Elrond Eärendil's son Elrond took the same choice as his father, and was granted the life of the Firstborn. After the end of the First Age he remained in Middle-earth in the court of High King Gil-galad. In the middle of the Second Age he founded the refuge of Rivendell, and from there he continued the fight against Sauron through that Age and the next. As the Third Age ended, he left Middle-earth at last and took ship along the Straight Road into the West, perhaps to be reunited with his father at last.
Elros Unlike his father and brother, Elros choose to be counted among Men. Even as a mortal, he was granted an exceptionally long lifespan: he lived for no less than five hundred years. Elros had four children1, of whom the eldest, Vardamir, succeeded his father and continued the line of the Kings of Númenor.

Notes

1

It is curious to note that Half-elven status seems to have descended differently through the lines of Elrond and Elros. Elrond's children shared the same choice as their father (and thus Arwen was able to choose mortality, though her father had chosen to be counted an Elf). Elros' children did not have the same privilege: his descendants all shared his mortality, though many craved the immortal life of the Firstborn.

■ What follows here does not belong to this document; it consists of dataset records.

template <int TR>
__global__ __launch_bounds__(TR * 64) void dcn_fwd_tile_f32(const float *__restrict__ in, const float *__restrict__ off,
                                                        const float *__restrict__ msk, const float *__restrict__ wl,
                                                        const float *__restrict__ bias, float *__restrict__ out, Geom g,
                                                        int tiles_x, int nchunk, unsigned char *__restrict__ rescue_flags,
                                                        const float *__restrict__ wf9, int rescue_taps,
                                                        const unsigned *__restrict__ far_count, unsigned far_limit)
{
    typedef TileCfg<TR> T;
    constexpr int TL_ROWS = TR, TL_WH = T::WH, TL_PLANE = T::PLANE, TL_IN_FLOATS = T::IN_FLOATS, TL_BUF = T::BUF,
                  TL_NIN = T::NIN, NT = T::NT, KIN = T::KIN, KW = T::KW;
    extern __shared__ __attribute__((aligned(16))) float lds[];
    const int tid = threadIdx.x;
    const int lane = tid & 63, wave = tid >> 6;
    const int p = lane & 31, h = lane >> 5;
    int bx = blockIdx.x, b = blockIdx.y;
    xcd_remap(bx, b);
    if (*far_count > far_limit) {
        if (tid == 0) rescue_flags[(size_t)b * gridDim.x + bx] = 1;
        return;
    }
    const int ty = bx / tiles_x, tx = bx - ty * tiles_x;
    const int r0 = ty * TL_ROWS, c0 = tx * 32;
    const int ho = r0 + wave, wo = c0 + p;
    const bool pv = ho < g.Ho && wo < g.Wo;
    const int Pc = pv ? ho * g.Wo + wo : 0;
    const int z = blockIdx.z;
    const int HW = g.H * g.W;
    const int Y0 = r0 - 4, X0 = c0 - 4;

    const float *in_b = in + (size_t)b * g.C * HW;
    const float *off_b = off + (size_t)b * 18 * g.HoWo;
    const float *msk_b = msk + (size_t)b * 9 * g.HoWo;
    const float *wl_z = wl + (size_t)z * nchunk * TL_W_FLOATS;

    int sg[KIN], sl[KIN];
    bool sv_[KIN];
#pragma unroll
    for (int k = 0; k < KIN; ++k) {
        const int e = tid + NT * k;
        const int ch = e / (TL_WH * 10), rem = e - ch * (TL_WH * 10);
        const int row = rem / 10, q = rem - row * 10;
        const int y = Y0 + row, x = X0 + 4 * q;
        sv_[k] = e < TL_NIN;
        sg[k] = (sv_[k] && y >= 0 && y < g.H && x >= 0 && x < g.W) ? ch * HW + y * g.W + x : -1;
        sl[k] = ch * TL_PLANE + row * TL_WW + 4 * q;
    }
    f32x4 rin[KIN];
    auto issue_w = [&](int ck, float *buf) {
        const float *src = wl_z + (size_t)ck * TL_W_FLOATS + 4 * tid;
        float *dst = buf + TL_IN_FLOATS + 4 * 64 * __builtin_amdgcn_readfirstlane(wave);
#pragma unroll
        for (int k = 0; k < KW; ++k)
            if (64 * __builtin_amdgcn_readfirstlane(wave) + NT * k < TL_NW)
                __builtin_amdgcn_global_load_lds(src + 4 * NT * k, (__attribute__((address_space(3))) void *)(dst + 4 * NT * k), 16, 0, 0);
    };
    auto issue = [&](int ck) {
        const float *src = in_b + (size_t)ck * TL_CH * HW;
        const int cleft = g.C - ck * TL_CH;
#pragma unroll
        for (int k = 0; k < KIN; ++k) {
            const f32x4 zero4 = {0.f, 0.f, 0.f, 0.f};
            rin[k] = zero4;
            if (sv_[k] && sg[k] >= 0 && (tid + NT * k) / (TL_WH * 10) < cleft) rin[k] = *reinterpret_cast<const f32x4 *>(src + sg[k]);
        }
    };
    auto commit = [&](float *buf) {
#pragma unroll
        for (int k = 0; k < KIN; ++k)
            if (sv_[k]) *reinterpret_cast<f32x4 *>(buf + sl[k]) = rin[k];
    };

    issue(0);

    int lo[9];
    float wq[9][4];
    unsigned farbits = 0;
#pragma unroll
    for (int t = 0; t < 9; ++t) {
        const TapRaw raw = load_tap_raw(off_b, msk_b, g, t, Pc);
        const float hf = (float)(ho - 1 + t / 3) + raw.oh, wf_ = (float)(wo - 1 + t % 3) + raw.ow;
        const bool sv = pv && hf > -1.f && wf_ > -1.f && hf < (float)g.H && wf_ < (float)g.W;
        const float hlf = floorf(hf), wlf = floorf(wf_);
        const int ly = sv ? (int)hlf - Y0 : 0, lx = sv ? (int)wlf - X0 : 0;
        const bool inside = ly >= 0 && lx >= 0 && ly <= TL_WH - 2 && lx <= TL_WW - 2;
        farbits |= (sv && !inside) ? (1u << t) : 0u;
        lo[t] = (inside ? ly * TL_WW + lx : 0) + h * TL_PLANE;
        const float lh = hf - hlf, lw = wf_ - wlf;
        const float m = (sv && inside) ? raw.m : 0.f;
        wq[t][0] = (1.f - lh) * (1.f - lw) * m; wq[t][1] = (1.f - lh) * lw * m;
        wq[t][2] = lh * (1.f - lw) * m;         wq[t][3] = lh * lw * m;
    }

    f32x16 acc[2];
#pragma unroll
    for (int mb = 0; mb < 2; ++mb)
#pragma unroll
        for (int r = 0; r < 16; ++r) acc[mb][r] = 0.f;

    int wave_far_taps = 0;
#pragma unroll
    for (int t = 0; t < 9; ++t) wave_far_taps += __any((farbits >> t) & 1u) ? 1 : 0;
    __shared__ int far_worst;
    if (tid == 0) far_worst = 0;
    __syncthreads();
    if (lane == 0) atomicMax(&far_worst, wave_far_taps);
    __syncthreads();
    if (far_worst >= rescue_taps) {
        if (tid == 0) rescue_flags[(size_t)b * gridDim.x + bx] = 1;
        return;
    }

    issue_w(0, lds);
    commit(lds);
    asm volatile("s_waitcnt vmcnt(0)" ::: "memory");
    __syncthreads();

    for (int ck = 0; ck < nchunk; ++ck) {
        const float *buf = lds + (ck & 1) * TL_BUF;
#ifndef TL_ABL_NOSTAGE
        if (ck + 1 < nchunk) {
            issue_w(ck + 1, lds + ((ck + 1) & 1) * TL_BUF);
            issue(ck + 1);
        }
#endif
        const float *wb_ = buf + TL_IN_FLOATS + (p * 2 + h) * 4;
#pragma unroll
        for (int t = 0; t < 9; ++t) {
#ifdef TL_ABL_NOW
            const f32x4 a0 = {wq[t][0], wq[t][1], wq[t][2], wq[t][3]}, a1 = {wq[t][1], wq[t][0], wq[t][3], wq[t][2]};
            (void)wb_;
#else
            const f32x4 a0 = *reinterpret_cast<const f32x4 *>(wb_ + (t * TL_OB) * 8);
            const f32x4 a1 = *reinterpret_cast<const f32x4 *>(wb_ + (t * TL_OB + 32) * 8);
#endif
            const float *cp = buf + lo[t];
            const float q0 = wq[t][0], q1 = wq[t][1], q2 = wq[t][2], q3 = wq[t][3];
#pragma unroll
            for (int s = 0; s < 4; ++s) {
                const float *c2 = cp + 2 * s * TL_PLANE;
#ifdef TL_ABL_NOLDS
                const float val = q0 * (float)s + q1 + q2 * (float)ck + q3;
                (void)c2;
#else
                const float val = q0 * c2[0] + q1 * c2[1] + q2 * c2[TL_WW] + q3 * c2[TL_WW + 1];
#endif
                acc[0] = __builtin_amdgcn_mfma_f32_32x32x2f32(a0[s], val, acc[0], 0, 0, 0);
                acc[1] = __builtin_amdgcn_mfma_f32_32x32x2f32(a1[s], val, acc[1], 0, 0, 0);
            }
        }
#ifndef TL_ABL_NOSTAGE
        if (ck + 1 < nchunk) commit(lds + ((ck + 1) & 1) * TL_BUF);
#endif
        asm volatile("s_waitcnt vmcnt(0)" ::: "memory");
#ifndef TL_ABL_NOBAR
        __syncthreads();
#endif
    }

    if (__any(farbits != 0u)) {
#pragma unroll 1
        for (int t = 0; t < 9; ++t) {
            if (!__any((farbits >> t) & 1u)) continue;
            const bool mine = (farbits >> t) & 1u;
            const Tap s = make_tap(off_b, msk_b, g, t, t, ho, wo, Pc, pv);
            const float *w9 = wf9 + (size_t)t * g.Cop + z * TL_OB + p;
            const bool second = z * TL_OB + 32 < g.Cop;
            const int cend = (g.C + 1) & ~1;
            for (int c0 = h; c0 < cend; c0 += 8) {
                f32x2 gt[4], gb[4];
                float wa[4], wb2[4];
#pragma unroll
                for (int u = 0; u < 4; ++u) {
                    const int c = c0 + 2 * u;
                    const int cc = c < g.C ? c : g.C - 1;
                    const float *gp = in_b + (size_t)cc * HW;
                    gt[u] = ldg2(gp, (unsigned)s.pt * 4u);
                    gb[u] = ldg2(gp, (unsigned)s.pb * 4u);
                    const float *wr = w9 + (size_t)cc * 9 * g.Cop;
                    wa[u] = wr[0];
                    wb2[u] = second ? wr[32] : 0.f;
                }
#pragma unroll
                for (int u = 0; u < 4; ++u) {
                    const int c = c0 + 2 * u;
                    const bool live = mine && c < g.C;
                    const float val = live ? (s.a0 * gt[u].x + s.a1 * gt[u].y + s.b0 * gb[u].x + s.b1 * gb[u].y) * s.m : 0.f;
                    acc[0] = __builtin_amdgcn_mfma_f32_32x32x2f32(wa[u], val, acc[0], 0, 0, 0);
                    acc[1] = __builtin_amdgcn_mfma_f32_32x32x2f32(wb2[u], val, acc[1], 0, 0, 0);
                }
            }
        }
    }

    float *out_b = out + (size_t)b * g.Co * g.HoWo;
#pragma unroll
    for (int mb = 0; mb < 2; ++mb) {
        const int obase = z * TL_OB + mb * 32 + 4 * h;
#pragma unroll
        for (int r = 0; r < 16; ++r) {
            const int o = obase + (r & 3) + 8 * (r >> 2);
            if (pv && o < g.Co) out_b[(size_t)o * g.HoWo + ho * g.Wo + wo] = acc[mb][r] + bias[o];
        }
    }
}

Tolkien himself mentions this distinction in passing, but doesn't offer a definitive explanation: 'Elros chose to be a King and 'longaevus' but mortal, so all his descendants are mortal ... Elrond chose to be among the Elves. His children ... have to make their choices.' (The Letters of J.R.R. Tolkien, No 153, dated 1954).

The reasoning behind this is uncertain, but the explanation probably lies in the fact that the children of Elrond in Middle-earth had to make a choice eventually: either to depart across the Sea as an Elf, or to remain and die as a Man. There was no comparable choice facing the children of Elros and so, it seems, no need for them to inherit the power to choose.